* _Your assignment_:
Copy every line from the records below that holds the word "self".

* _Records to use_:
◇ ◇ ◇ ◇ ◇

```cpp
typedef struct hpcla_packed hpcla_packed_t;
int hpcla_packed_create_i32(hpcla_packed_t **out, const int32_t *rowptr, const int32_t *colval_split,
// ... 176 lines not shown
```

linearalgebrampi.jl_amd/_capi.py:

```python
from __future__ import annotations

import ctypes
import os

_HERE = os.path.dirname(os.path.abspath(__file__))
LIB_PATH = os.path.join(_HERE, "libhpcla_rocm.so")

OK = 0
LAYOUT_ROW = 0
LAYOUT_COL = 1
UNIQUE_ID_BYTES = 128
WINDOW_DESC_BYTES = 128
WINDOW_TABLE_ROWS = 4
COMM_NO_RCCL = 1
HALO_SINGLE_BUFFER = 1
BLOCK_PATTERNS_WEAK_HASH = 1


class HPCLAError(RuntimeError):
    def __init__(self, fn: str, status: int, text: str):
        super().__init__(f"{fn} failed with status {status}: {text}")
        self.status = status


_lib = None

_i32 = ctypes.c_int
_i64 = ctypes.c_int64
_u64 = ctypes.c_uint64
_f64 = ctypes.c_double
_f32 = ctypes.c_float
_vp = ctypes.c_void_p

_SIGNATURES = {
    "hpcla_version": [],
    "hpcla_last_error": [],
    "hpcla_device_count": [_vp],
    "hpcla_set_device": [_i32],
    "hpcla_device_info": [_i32, _vp, _vp, _i32],
    "hpcla_spmv_csr_f64_i32": [_vp, _vp, _vp, _vp, _vp, _i64, _i64, _i32, _vp],
    "hpcla_spmv_csr_f64_i64": [_vp, _vp, _vp, _vp, _vp, _i64, _i64, _i32, _vp],
    "hpcla_spmv_split_f64_i32": [_vp, _vp, _vp, _vp, _vp, _i64, _vp, _i64, _i64, _i32, _vp, _i64, _vp],
    "hpcla_spmv_split_f64_i64": [_vp, _vp, _vp, _vp, _vp, _i64, _vp, _i64, _i64, _i32, _vp, _i64, _vp],
    "hpcla_spmv_rows_per_block": [],
    "hpcla_spmv_longrows_work_bytes": [_i64],
    "hpcla_spmv_longrows_f64_i32": [_vp, _vp, _vp, _vp, _vp, _i64, _vp, _i64, _i64, _i32, _vp, _i64, _i64, _vp, _vp],
    "hpcla_spmv_longrows_f64_i64": [_vp, _vp, _vp, _vp, _vp, _i64, _vp, _i64, _i64, _i32, _vp, _i64, _i64, _vp, _vp],
    "hpcla_spmv_block_order_hint": [_vp, _i32],
    "hpcla_spmv_tune_block_order_f64_i32": [_vp, _vp, _vp, _vp, _vp, _i64, _vp, _i64, _i64, _i32, _vp, _vp],
    "hpcla_spmv_tune_block_order_f64_i64": [_vp, _vp, _vp, _vp, _vp, _i64, _vp, _i64, _i64, _i32, _vp, _vp],
    "hpcla_spmv_tune_block_order_cols16_f64_i32": [_vp, _vp, _vp, _vp, _vp, _i64, _i64, _i32, _i64, _i64, _vp, _vp],
    "hpcla_cols16_padded_len": [_i64],
    "hpcla_cols16_encode_i32": [_vp, _vp, _i64, _i64, _i64, _i32, _vp, _i64, _vp, _vp, _vp],
    "hpcla_spmv_cols16_f64_i32": [_vp, _vp, _vp, _vp, _vp, _i64, _i64, _i32, _vp, _i64, _vp],
    "hpcla_block_patterns_create_i32": [_vp, _vp, _vp, _i64, _i64, _i32, _vp, _i64, _i64, _i32, _vp],
    "hpcla_block_patterns_destroy": [_vp],
    "hpcla_block_patterns_info": [_vp, _vp, _vp, _vp, _vp],
    "hpcla_spmv_patterns_f64_i32": [_vp, _vp, _vp, _vp, _vp, _vp, _i64, _i64, _i32, _vp, _i64, _vp],
    "hpcla_spmv_tune_block_order_patterns_f64_i32": [_vp, _vp, _vp, _vp, _vp, _vp, _i64, _i64, _i32, _i64, _i64, _vp, _vp],
    "hpcla_spmm_rows_per_block": [],
    "hpcla_spmm_runs_desc_bytes": [_i64],
    "hpcla_spmm_runs_build_i32": [_vp, _vp, _i64, _i64, _i32, _i64, _vp, _vp, _vp],
    "hpcla_spmm_runs_build_i64": [_vp, _vp, _i64, _i64, _i32, _i64, _vp, _vp, _vp],
    "hpcla_spmm_banded_blocks_i32": [_vp, _vp, _i64, _i64, _i32, _i64, _i32, _vp, _vp],
    "hpcla_spmm_banded_blocks_i64": [_vp, _vp, _i64, _i64, _i32, _i64, _i32, _vp, _vp],
    "hpcla_spmm_runs_k16_f64_i32": [_vp, _vp, _vp, _vp, _vp, _i64, _vp, _i64, _i64, _i32, _vp, _vp, _i64, _vp],
    "hpcla_spmm_runs_k16_f64_i64": [_vp, _vp, _vp, _vp, _vp, _i64, _vp, _i64, _i64, _i32, _vp, _vp, _i64, _vp],
    "hpcla_spmm_runs_colmajor_k16_f64_i32": [_vp, _vp, _vp, _vp, _i64, _vp, _i64, _i64, _vp, _i64, _i64, _i64, _i32, _vp, _vp, _i64, _vp],
    "hpcla_spmm_runs_colmajor_k16_f64_i64": [_vp, _vp, _vp, _vp, _i64, _vp, _i64, _i64, _vp, _i64, _i64, _i64, _i32, _vp, _vp, _i64, _vp],
    "hpcla_spmm_runs_colmajor_tune_block_order_f64_i32": [_vp, _vp, _vp, _vp, _i64, _vp, _i64, _i64, _vp, _i64, _i64, _i64, _i32, _vp, _vp, _i64, _vp, _vp],
    "hpcla_spmm_runs_colmajor_tune_block_order_f64_i64": [_vp, _vp, _vp, _vp, _i64, _vp, _i64, _i64, _vp, _i64, _i64, _i64, _i32, _vp, _vp, _i64, _vp, _vp],
    "hpcla_spmm_block_order_hint": [_vp, _i32],
    "hpcla_spmm_tune_block_order_f64_i32": [_vp, _vp, _vp, _vp, _i64, _vp, _i64, _i64, _vp, _i64, _i64, _i64, _i32, _i32,
                                            _vp, _i64, _vp, _vp],
    "hpcla_spmm_tune_block_order_f64_i64": [_vp, _vp, _vp, _vp, _i64, _vp, _i64, _i64, _vp, _i64, _i64, _i64, _i32, _i32,
                                            _vp, _i64, _vp, _vp],
    "hpcla_remap_i32": [_vp, _vp, _vp, _i64, _i32, _vp],
    "hpcla_remap_i64": [_vp, _vp, _vp, _i64, _i32, _vp],
    "hpcla_remap_i64_to_i32": [_vp, _vp, _vp, _i64, _i32, _vp],
    "hpcla_narrow_i64_to_i32": [_vp, _vp, _i64, _vp, _vp],
# ... 224 lines not shown
```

◇ ◇ ◇ ◇ ◇

* _Result of this exercise_:
    def __init__(self, fn: str, status: int, text: str):
        self.status = status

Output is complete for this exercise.